Stored items
= = = = =

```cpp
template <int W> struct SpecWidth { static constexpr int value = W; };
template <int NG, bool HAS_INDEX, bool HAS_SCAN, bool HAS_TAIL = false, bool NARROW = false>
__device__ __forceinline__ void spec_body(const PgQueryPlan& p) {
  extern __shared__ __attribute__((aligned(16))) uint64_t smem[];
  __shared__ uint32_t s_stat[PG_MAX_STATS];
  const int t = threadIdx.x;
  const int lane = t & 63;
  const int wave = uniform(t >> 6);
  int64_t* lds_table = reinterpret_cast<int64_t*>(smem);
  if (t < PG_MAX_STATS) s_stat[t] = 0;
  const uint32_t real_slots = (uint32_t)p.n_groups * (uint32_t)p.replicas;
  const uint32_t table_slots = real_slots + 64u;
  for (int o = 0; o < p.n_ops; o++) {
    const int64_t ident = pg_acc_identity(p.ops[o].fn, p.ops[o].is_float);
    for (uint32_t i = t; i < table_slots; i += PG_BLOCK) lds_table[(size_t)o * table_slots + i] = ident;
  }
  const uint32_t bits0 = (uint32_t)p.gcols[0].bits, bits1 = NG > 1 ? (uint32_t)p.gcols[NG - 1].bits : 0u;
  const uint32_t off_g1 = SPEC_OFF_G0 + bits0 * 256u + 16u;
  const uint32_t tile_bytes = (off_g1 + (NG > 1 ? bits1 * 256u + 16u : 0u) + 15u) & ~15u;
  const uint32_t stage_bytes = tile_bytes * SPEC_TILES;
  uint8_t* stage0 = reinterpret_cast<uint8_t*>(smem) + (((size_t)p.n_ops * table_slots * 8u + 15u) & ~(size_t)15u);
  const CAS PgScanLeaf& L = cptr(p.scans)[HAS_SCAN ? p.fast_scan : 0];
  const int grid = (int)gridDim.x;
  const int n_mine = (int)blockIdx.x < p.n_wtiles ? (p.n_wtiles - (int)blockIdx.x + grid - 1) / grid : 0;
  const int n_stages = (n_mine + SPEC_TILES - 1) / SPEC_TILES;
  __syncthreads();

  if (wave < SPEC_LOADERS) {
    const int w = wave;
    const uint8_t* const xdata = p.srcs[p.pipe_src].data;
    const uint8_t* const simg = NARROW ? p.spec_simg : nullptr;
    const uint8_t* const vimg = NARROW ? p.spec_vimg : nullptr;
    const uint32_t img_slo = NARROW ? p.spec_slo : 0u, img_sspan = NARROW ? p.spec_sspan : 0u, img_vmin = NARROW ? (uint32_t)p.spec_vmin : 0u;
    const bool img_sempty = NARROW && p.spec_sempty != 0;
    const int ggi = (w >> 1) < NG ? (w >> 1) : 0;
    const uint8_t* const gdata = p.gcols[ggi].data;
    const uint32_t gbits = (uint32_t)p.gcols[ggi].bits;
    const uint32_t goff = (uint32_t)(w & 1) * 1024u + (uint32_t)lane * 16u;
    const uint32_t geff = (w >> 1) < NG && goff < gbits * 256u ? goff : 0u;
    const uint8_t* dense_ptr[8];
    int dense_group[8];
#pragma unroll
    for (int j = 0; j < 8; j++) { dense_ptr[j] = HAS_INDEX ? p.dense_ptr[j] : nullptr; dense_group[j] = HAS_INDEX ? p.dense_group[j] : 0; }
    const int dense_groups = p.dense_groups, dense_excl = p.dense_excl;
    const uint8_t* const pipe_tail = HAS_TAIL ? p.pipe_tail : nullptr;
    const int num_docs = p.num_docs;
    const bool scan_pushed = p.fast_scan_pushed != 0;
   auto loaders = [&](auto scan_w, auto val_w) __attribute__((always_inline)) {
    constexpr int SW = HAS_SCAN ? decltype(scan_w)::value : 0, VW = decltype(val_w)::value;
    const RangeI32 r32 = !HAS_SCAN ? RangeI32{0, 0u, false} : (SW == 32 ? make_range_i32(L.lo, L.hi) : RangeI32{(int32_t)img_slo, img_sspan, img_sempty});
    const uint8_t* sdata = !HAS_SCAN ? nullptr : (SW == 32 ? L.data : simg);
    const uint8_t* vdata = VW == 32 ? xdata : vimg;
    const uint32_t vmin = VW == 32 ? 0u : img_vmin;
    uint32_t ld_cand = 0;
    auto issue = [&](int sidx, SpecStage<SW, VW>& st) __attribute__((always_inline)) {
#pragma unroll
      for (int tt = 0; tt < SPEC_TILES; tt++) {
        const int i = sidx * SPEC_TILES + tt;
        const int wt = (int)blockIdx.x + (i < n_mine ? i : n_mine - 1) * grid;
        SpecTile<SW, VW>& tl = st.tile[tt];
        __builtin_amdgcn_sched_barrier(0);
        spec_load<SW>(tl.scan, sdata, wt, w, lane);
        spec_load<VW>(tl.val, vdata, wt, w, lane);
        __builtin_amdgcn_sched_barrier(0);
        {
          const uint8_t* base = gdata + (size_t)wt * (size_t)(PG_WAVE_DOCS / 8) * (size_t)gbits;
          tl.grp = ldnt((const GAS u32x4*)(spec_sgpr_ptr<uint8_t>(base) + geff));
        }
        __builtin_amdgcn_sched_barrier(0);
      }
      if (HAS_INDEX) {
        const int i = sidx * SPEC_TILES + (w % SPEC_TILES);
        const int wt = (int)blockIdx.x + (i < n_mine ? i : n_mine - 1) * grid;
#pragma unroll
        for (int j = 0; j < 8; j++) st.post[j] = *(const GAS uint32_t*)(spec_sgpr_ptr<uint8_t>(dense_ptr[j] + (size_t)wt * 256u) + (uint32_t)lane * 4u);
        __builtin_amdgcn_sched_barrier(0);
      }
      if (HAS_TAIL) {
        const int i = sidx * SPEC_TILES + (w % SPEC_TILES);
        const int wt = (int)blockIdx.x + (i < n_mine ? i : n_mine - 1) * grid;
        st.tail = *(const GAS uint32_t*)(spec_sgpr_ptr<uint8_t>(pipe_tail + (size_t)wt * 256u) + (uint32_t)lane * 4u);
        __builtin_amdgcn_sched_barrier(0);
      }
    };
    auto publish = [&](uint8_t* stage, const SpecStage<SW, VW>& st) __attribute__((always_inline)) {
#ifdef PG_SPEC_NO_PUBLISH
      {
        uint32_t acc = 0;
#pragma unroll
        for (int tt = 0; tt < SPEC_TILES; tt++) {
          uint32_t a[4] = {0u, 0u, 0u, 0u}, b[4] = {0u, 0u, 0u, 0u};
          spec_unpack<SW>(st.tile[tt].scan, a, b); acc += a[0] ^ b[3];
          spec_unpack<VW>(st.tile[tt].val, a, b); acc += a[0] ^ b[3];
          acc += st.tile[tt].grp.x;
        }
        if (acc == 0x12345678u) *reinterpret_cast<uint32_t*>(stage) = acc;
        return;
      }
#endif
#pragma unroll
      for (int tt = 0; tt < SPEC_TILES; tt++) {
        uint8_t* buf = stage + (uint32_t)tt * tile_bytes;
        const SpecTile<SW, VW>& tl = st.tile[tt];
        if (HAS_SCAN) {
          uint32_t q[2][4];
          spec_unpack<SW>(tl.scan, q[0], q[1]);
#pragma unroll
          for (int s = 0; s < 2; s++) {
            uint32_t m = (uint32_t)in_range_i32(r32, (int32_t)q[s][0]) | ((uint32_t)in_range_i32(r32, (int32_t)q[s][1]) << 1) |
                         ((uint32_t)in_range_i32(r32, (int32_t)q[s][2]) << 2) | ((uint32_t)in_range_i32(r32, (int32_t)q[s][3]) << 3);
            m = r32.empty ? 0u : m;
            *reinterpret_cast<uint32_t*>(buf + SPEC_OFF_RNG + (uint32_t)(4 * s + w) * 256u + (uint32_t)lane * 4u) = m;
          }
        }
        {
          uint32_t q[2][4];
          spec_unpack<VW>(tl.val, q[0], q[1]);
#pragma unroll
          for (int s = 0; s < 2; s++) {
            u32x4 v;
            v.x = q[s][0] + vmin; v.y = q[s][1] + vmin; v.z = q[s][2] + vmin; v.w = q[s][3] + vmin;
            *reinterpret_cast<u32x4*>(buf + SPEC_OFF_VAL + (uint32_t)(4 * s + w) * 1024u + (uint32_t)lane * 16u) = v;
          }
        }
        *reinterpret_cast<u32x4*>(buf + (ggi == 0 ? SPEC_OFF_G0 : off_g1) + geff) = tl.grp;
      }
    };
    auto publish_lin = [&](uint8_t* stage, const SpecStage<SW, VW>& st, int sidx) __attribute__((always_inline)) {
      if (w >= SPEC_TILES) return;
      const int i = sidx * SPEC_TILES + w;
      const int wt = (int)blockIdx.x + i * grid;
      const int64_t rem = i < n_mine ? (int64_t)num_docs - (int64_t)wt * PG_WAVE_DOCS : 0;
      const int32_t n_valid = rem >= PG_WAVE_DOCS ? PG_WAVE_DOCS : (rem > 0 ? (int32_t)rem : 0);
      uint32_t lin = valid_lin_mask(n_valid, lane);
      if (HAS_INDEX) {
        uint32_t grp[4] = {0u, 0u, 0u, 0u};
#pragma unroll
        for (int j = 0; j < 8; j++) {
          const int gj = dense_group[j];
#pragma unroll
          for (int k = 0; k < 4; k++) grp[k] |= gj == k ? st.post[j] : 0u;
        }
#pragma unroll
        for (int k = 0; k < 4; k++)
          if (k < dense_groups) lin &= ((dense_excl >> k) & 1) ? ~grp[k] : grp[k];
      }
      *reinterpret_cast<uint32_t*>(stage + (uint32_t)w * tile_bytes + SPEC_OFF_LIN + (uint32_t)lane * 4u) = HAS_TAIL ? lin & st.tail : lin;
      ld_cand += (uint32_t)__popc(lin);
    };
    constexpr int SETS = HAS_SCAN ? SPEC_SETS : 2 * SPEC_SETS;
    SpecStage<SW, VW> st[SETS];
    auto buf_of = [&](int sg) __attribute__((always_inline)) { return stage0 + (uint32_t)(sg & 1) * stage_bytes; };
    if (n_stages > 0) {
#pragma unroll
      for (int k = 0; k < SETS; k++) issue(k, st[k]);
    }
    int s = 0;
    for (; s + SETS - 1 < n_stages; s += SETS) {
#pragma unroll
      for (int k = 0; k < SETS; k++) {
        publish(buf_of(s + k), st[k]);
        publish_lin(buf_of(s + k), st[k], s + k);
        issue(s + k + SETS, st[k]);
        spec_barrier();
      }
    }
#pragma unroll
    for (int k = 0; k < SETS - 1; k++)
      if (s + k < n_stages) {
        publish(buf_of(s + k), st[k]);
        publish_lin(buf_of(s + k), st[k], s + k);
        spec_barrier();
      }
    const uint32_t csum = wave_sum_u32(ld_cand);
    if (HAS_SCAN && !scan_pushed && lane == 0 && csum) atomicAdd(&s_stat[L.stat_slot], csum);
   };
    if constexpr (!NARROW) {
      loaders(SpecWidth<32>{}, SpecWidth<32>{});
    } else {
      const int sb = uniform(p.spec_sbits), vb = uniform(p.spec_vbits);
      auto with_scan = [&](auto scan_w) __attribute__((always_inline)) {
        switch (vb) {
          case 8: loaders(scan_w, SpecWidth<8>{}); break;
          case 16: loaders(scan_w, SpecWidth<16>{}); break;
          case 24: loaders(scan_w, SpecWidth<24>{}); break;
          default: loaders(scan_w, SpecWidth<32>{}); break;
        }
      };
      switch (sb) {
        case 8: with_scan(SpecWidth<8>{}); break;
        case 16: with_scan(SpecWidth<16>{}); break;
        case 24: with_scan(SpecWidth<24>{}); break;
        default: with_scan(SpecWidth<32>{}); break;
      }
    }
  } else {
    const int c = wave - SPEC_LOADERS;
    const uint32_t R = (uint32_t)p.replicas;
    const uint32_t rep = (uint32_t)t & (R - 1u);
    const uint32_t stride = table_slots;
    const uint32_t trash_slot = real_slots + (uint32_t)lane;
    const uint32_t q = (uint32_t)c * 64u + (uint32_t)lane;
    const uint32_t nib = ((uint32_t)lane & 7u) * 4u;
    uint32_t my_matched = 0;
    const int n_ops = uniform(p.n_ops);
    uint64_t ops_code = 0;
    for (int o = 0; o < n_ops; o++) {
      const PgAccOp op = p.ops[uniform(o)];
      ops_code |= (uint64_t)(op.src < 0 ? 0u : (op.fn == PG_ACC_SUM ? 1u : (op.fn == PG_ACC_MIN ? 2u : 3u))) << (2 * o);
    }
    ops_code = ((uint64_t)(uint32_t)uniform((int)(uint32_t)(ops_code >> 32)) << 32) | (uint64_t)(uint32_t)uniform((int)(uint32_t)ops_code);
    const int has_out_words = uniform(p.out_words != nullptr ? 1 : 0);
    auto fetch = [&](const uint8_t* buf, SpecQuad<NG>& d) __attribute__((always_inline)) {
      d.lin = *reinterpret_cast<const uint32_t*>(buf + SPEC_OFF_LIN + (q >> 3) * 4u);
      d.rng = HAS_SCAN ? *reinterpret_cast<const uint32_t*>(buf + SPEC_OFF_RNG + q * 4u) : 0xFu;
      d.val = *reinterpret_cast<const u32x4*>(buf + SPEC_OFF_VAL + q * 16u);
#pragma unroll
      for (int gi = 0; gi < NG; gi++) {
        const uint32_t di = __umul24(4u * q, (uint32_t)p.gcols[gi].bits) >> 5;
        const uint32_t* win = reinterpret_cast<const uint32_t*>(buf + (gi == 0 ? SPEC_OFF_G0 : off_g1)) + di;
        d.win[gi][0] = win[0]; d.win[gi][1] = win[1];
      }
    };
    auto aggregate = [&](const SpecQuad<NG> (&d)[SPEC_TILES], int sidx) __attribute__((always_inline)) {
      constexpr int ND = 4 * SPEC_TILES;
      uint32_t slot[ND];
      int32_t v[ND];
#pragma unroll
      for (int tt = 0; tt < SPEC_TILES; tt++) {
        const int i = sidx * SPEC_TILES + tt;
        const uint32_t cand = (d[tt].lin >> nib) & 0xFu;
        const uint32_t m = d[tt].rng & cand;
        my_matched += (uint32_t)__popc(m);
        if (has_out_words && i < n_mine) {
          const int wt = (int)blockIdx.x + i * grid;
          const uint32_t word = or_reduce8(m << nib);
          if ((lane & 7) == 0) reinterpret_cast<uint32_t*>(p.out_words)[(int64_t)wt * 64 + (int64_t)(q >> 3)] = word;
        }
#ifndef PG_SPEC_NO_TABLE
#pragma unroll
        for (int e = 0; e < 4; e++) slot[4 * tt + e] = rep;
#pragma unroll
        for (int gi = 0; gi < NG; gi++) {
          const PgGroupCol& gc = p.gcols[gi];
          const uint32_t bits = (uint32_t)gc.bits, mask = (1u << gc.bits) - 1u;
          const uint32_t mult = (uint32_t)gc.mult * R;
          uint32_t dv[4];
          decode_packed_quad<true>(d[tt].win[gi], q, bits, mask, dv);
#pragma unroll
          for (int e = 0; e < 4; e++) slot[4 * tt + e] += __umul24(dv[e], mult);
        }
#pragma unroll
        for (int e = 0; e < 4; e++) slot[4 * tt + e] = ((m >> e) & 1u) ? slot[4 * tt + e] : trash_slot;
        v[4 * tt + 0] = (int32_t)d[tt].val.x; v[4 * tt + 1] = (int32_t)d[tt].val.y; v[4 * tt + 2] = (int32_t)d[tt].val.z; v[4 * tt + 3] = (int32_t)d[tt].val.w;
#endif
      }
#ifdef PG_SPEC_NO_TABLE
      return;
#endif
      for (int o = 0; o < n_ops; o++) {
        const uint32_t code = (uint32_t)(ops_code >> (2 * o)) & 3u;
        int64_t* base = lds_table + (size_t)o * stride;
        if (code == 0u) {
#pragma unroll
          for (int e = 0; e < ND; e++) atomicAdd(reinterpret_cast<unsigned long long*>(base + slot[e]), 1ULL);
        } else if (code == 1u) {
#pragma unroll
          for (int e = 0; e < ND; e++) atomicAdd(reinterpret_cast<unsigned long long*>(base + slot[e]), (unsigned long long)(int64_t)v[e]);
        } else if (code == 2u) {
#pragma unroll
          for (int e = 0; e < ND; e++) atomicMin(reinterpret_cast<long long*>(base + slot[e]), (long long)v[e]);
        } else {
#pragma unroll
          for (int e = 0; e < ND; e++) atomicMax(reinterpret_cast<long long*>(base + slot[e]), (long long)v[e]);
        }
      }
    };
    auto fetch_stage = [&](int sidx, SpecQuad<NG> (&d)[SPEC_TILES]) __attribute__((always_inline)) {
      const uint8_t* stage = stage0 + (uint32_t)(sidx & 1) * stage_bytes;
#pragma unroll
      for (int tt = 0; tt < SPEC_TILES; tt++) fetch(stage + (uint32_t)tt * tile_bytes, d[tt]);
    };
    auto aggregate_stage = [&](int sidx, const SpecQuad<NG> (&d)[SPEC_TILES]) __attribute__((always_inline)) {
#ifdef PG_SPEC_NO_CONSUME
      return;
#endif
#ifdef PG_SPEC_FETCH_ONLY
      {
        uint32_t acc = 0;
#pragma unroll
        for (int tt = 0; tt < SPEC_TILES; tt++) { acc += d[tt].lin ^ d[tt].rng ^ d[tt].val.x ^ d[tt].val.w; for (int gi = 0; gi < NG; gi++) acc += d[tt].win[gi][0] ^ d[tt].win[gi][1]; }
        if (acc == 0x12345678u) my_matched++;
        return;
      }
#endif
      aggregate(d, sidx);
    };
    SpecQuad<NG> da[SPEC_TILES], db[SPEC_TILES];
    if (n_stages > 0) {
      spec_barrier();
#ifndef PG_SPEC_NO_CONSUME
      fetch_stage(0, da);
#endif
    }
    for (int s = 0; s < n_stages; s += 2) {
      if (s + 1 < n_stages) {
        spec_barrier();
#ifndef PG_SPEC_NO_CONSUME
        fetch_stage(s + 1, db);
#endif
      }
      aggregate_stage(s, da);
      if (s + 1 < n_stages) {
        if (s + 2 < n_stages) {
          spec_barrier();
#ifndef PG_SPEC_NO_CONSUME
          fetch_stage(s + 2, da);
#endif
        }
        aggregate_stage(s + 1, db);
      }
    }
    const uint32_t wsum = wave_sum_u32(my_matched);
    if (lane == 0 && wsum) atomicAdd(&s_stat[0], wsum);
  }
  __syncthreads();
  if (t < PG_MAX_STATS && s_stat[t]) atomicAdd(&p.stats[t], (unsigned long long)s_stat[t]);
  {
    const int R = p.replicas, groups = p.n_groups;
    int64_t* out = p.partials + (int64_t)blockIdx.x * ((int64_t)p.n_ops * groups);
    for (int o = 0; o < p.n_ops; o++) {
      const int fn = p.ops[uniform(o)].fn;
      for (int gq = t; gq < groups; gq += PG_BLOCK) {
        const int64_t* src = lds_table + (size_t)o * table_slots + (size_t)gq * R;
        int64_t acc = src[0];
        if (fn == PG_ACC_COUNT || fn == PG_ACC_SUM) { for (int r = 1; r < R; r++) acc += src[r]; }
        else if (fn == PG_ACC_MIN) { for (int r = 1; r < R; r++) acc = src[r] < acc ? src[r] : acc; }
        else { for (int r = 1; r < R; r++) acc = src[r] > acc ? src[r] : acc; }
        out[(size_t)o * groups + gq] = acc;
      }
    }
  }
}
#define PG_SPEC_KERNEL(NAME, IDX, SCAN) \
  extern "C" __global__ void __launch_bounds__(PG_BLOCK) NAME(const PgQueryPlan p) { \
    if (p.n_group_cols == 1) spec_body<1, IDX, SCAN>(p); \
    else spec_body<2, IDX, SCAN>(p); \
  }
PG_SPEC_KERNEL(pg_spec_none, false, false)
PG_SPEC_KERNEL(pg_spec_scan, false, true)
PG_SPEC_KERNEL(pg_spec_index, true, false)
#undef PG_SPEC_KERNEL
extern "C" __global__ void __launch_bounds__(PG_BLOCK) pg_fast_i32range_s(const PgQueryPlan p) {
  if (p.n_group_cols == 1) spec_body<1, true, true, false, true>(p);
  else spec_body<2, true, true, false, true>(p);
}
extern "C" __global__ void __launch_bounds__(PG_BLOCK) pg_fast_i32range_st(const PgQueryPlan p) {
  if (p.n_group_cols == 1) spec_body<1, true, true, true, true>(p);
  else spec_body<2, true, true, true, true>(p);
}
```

= = = = =

Go through the records, tally the lines holding the word "blockIdx", and give only the tally.

*SOLUTION FOR THIS PROBLEM:* 7